Assignment 6
数据挖掘原理代写 The ensemble model simply takes the predictions of “Readmitted” for each observation from the 7 models that you already built.
Use the Diabetes Readmissions data (on Canvas) 数据挖掘原理代写
KNN, Support Vectors, Naïve Bayes, and Ensemble Models
1.Use the training and test samples for the Diabetes data set that you used for the Logistic Regression analysis.
2.Use the Train data set to build K-Nearest Neighbors, SVMs, and Naïve Bayes to predict the Readmitted Variable.

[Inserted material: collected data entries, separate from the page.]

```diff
+#pragma unroll
+            for (int kt = 0; kt < KT; ++kt) {
+#pragma unroll
+                for (int r = 0; r < 4; ++r) {
+                    const float* vp = Vs + (kt * 16 + g * 4 + r) * LDK + c;
+                    const float pv = s[kt][r];
+#pragma unroll
+                    for (int dt = 0; dt < DT; ++dt) o[dt] = __builtin_amdgcn_mfma_f32_16x16x4f32(vp[dt * 16], pv, o[dt], 0, 0, 0);
+                }
+            }
+        }
+
+        if (it + 1 < tps) {
+            __syncthreads();
+            if (more) lstore();
+            __syncthreads();
+        }
+    }
+
+    const float l_tot = xlane_sum4(l_run);
+    float* mo = Ks + rw * (DT * 256 + 128);
+    if constexpr (RW > 1) __syncthreads();
+    if (grp > 0) {
+#pragma unroll
+        for (int dt = 0; dt < DT; ++dt) *reinterpret_cast<f32x4*>(mo + (dt * 64 + lane) * 4) = o[dt];
+        *reinterpret_cast<f32x2*>(mo + DT * 256 + lane * 2) = f32x2{m_run, l_tot};
+    }
+    __syncthreads();
+    if (grp > 0) return;
+
+    f32x2 ml[S];
+    ml[0] = f32x2{m_run, l_tot};
+#pragma unroll
+    for (int s = 1; s < S; ++s) ml[s] = *reinterpret_cast<const f32x2*>(mo + s * Wg::GROUP_FLOATS + DT * 256 + lane * 2);
+    float m = -INFINITY;
+#pragma unroll
+    for (int s = 0; s < S; ++s) m = fmaxf(m, ml[s][0]);
+    float w[S];
+    float l = 0.f;
+#pragma unroll
+    for (int s = 0; s < S; ++s) {
+        w[s] = 0.f;
+        if (ml[s][0] != -INFINITY) {
+            w[s] = __builtin_amdgcn_exp2f(ml[s][0] - m);
+            l += ml[s][1] * w[s];
+        }
+    }
+    const float inv = 1.0f / l;
+#pragma unroll
+    for (int dt = 0; dt < DT; ++dt) {
+        f32x4 acc = {0.f, 0.f, 0.f, 0.f};
+#pragma unroll
+        for (int s = 0; s < S; ++s) {
+            const f32x4 po = s == 0 ? o[dt] : *reinterpret_cast<const f32x4*>(mo + s * Wg::GROUP_FLOATS + (dt * 64 + lane) * 4);
+            if (ml[s][0] != -INFINITY) acc += po * w[s];
+        }
+        const int dcol = dt * 16 + g * 4;
+        if (q_ok && dcol < D) {
+            const f32x4 r = acc * inv;
+            if (p.o3) s3_store4(reinterpret_cast<unsigned char*>(p.o3) + ((long long)b * p.nq + qrow) * p.ldo3, hh * D + dcol, r);
+            else *reinterpret_cast<f32x4*>(Ob + (long long)qrow * p.ldo + dcol) = r;
+        }
+    }
+}
+
 __global__ __launch_bounds__(256) void softmax_rows_kernel(float* x, int rows, int cols, float scale) {
     __shared__ float red[8];
     const int row = blockIdx.x;
@@ -390,7 +609,31 @@
     return hipGetLastError();
 }
 
+template <int D, int S>
+static hipError_t launch_attn2_wg(const AttnParams& p, const AttnPlan& plan, hipStream_t stream) {
+    constexpr const AttnWgGeom* wg = attn_wg_geom(AttnKernel::Flash, D);
+    static_assert(wg != nullptr && S >= 2 && S <= wg->max_slices, "attn_plan.hpp's kAttnWgGeom has no such form");
+    constexpr int RW = wg->row_waves;
+    using Cfg = Attn2WgCfg<D, RW, S>;
+    static_assert(Cfg::G::BKV == attn_geom(AttnKernel::Flash, D)->kv_tile, "attn_plan.hpp's table and Attn2Cfg disagree");
+    static_assert(attn_geom(AttnKernel::Flash, D)->rows_per_wave == 16, "attn_plan.hpp's table and attn2_wg_kernel's row mapping (qrow) disagree");
+    static_assert(Attn2WgCfg<D, RW, wg->max_slices>::LDS_BYTES <= (size_t)kLdsBytesPerCU && Attn2WgCfg<D, RW, wg->max_slices + 1>::LDS_BYTES > (size_t)kLdsBytesPerCU,
+                  "kAttnWgGeom's max_slices is not what fits the LDS");
+    if (plan.q_rows != 16 * RW || plan.waves != RW * S) return hipErrorInvalidValue;
+    auto k = attn2_wg_kernel<D, RW, S>;
+    if (hipError_t e = set_max_dynamic_lds(reinterpret_cast<const void*>(k), (int)Cfg::LDS_BYTES); e != hipSuccess) return e;
+    dim3 grid((p.nq + plan.q_rows - 1) / plan.q_rows, p.n * p.n_head, 1);
+    hipLaunchKernelGGL(k, grid, dim3(Cfg::NT), Cfg::LDS_BYTES, stream, p);
+    return hipGetLastError();
+}
+
 hipError_t launch_attention(const AttnParams& p, const AttnPlan& plan, hipStream_t stream) {
+    if (plan.kernel == AttnKernel::Flash && plan.wg_slices > 1) {
+        if (plan.kv_splits != plan.wg_slices || p.kv_splits > 1 || p.bf16 || p.mask) return hipErrorInvalidValue;
+        if (p.d_head == 160 && plan.wg_slices == 2) return launch_attn2_wg<160, 2>(p, plan, stream);
+        if (p.d_head == 160 && plan.wg_slices == 3) return launch_attn2_wg<160, 3>(p, plan, stream);
+        return hipErrorInvalidValue;
+    }
     if (plan.kernel != AttnKernel::Flash || plan.kv_splits != (p.kv_splits > 1 ? p.kv_splits : 1)) return hipErrorInvalidValue;
     if (p.kv_splits > 1 && (p.bf16 || p.mask || !p.part_o || !p.part_ml)) return hipErrorInvalidValue;
     switch (p.d_head) {
diff --git a/stable_diffusion_burn_amd/csrc/sdmi_capi.cpp b/stable_diffusion_burn_amd/csrc/sdmi_capi.cpp
--- a/stable_diffusion_burn_amd/csrc/sdmi_capi.cpp
+++ b/stable_diffusion_burn_amd/csrc/sdmi_capi.cpp
@@ -1725,8 +1725,8 @@
         const sdmi::AttnPlan a = eng(ctx).attention_plan(n, n_head, nq, nk, d_head, has_mask != 0);
         *out = sdmi_attn_plan{};
         out->kernel = a.kernel == sdmi::AttnKernel::Unfused ? 0 : a.kernel == sdmi::AttnKernel::Flash ? 1 : a.kernel == sdmi::AttnKernel::Split ? 2 : 3;
-        out->waves = a.waves; out->q_rows = a.q_rows; out->kv_tile = a.kv_tile; out->kv_splits = a.kv_splits;
-    });
-}
-
-}
+        out->waves = a.waves; out->q_rows = a.q_rows; out->kv_tile = a.kv_tile; out->kv_splits = a.kv_splits; out->wg_slices = a.wg_slices;
+    });
+}
+
+}
diff --git a/stable_diffusion_burn_amd/pipeline.py b/stable_diffusion_burn_amd/pipeline.py
--- a/stable_diffusion_burn_amd/pipeline.py
+++ b/stable_diffusion_burn_amd/pipeline.py
@@ -1050,7 +1050,8 @@
     def attention_plan(self, n, n_head, nq, nk, d_head, has_mask=False) -> dict:
         p = SdmiAttnPlan()
         check(self._lib.sdmi_attention_plan(self._ctx, int(n), int(n_head), int(nq), int(nk), int(d_head), int(bool(has_mask)), C.byref(p)))
-        return {"kernel": self.ATTN_KERNELS[p.kernel], "waves": int(p.waves), "q_rows": int(p.q_rows), "kv_tile": int(p.kv_tile), "kv_splits": int(p.kv_splits)}
+        return {"kernel": self.ATTN_KERNELS[p.kernel], "waves": int(p.waves), "q_rows": int(p.q_rows), "kv_tile": int(p.kv_tile), "kv_splits": int(p.kv_splits),
+                "wg_slices": int(p.wg_slices)}
 
     def bench_attention(self, n, nq, nk, n_state, n_head, iters=10) -> float:
         ms = C.c_double()
```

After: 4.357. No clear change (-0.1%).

3.Summarize the performance of these 3 separate models. 数据挖掘原理代写
4.Build another model called the “Ensemble” model across all 7 models that you have built thus far – Logisitc, Classification Trees, LDA, QDA, KNN, SVM, and Naïve Bayes for predicting the “Readmitted” variable. [To save time and effort, you can use results from the earlier assignments for this purpose]. The ensemble model simply takes the predictions of “Readmitted” for each observation from the 7 models that you already built. It then applies the “Majority rule”. To illustrate, if the predictions from Logistic Regression, Classification Trees, LDA, QDA, KNN, SVM, and NB are Yes, Yes, Yes, No,Yes, No, No respectively for an observation, resulting in 4 predictions of Yes and 3 prediction of No, then the Ensemble model would yield a prediction of Yes, since majority of the models predict “Yes” (4 > 3). Predict all observations in Training and Test using the Ensemble model. 数据挖掘原理代写
5.Summarize your results – for both Training and Test. Which of the models yielded the best predictions overall, and which models yielded the best predictions of “Yes”? Do you like the Ensemble model? Did it predict as well as you expected it to predict?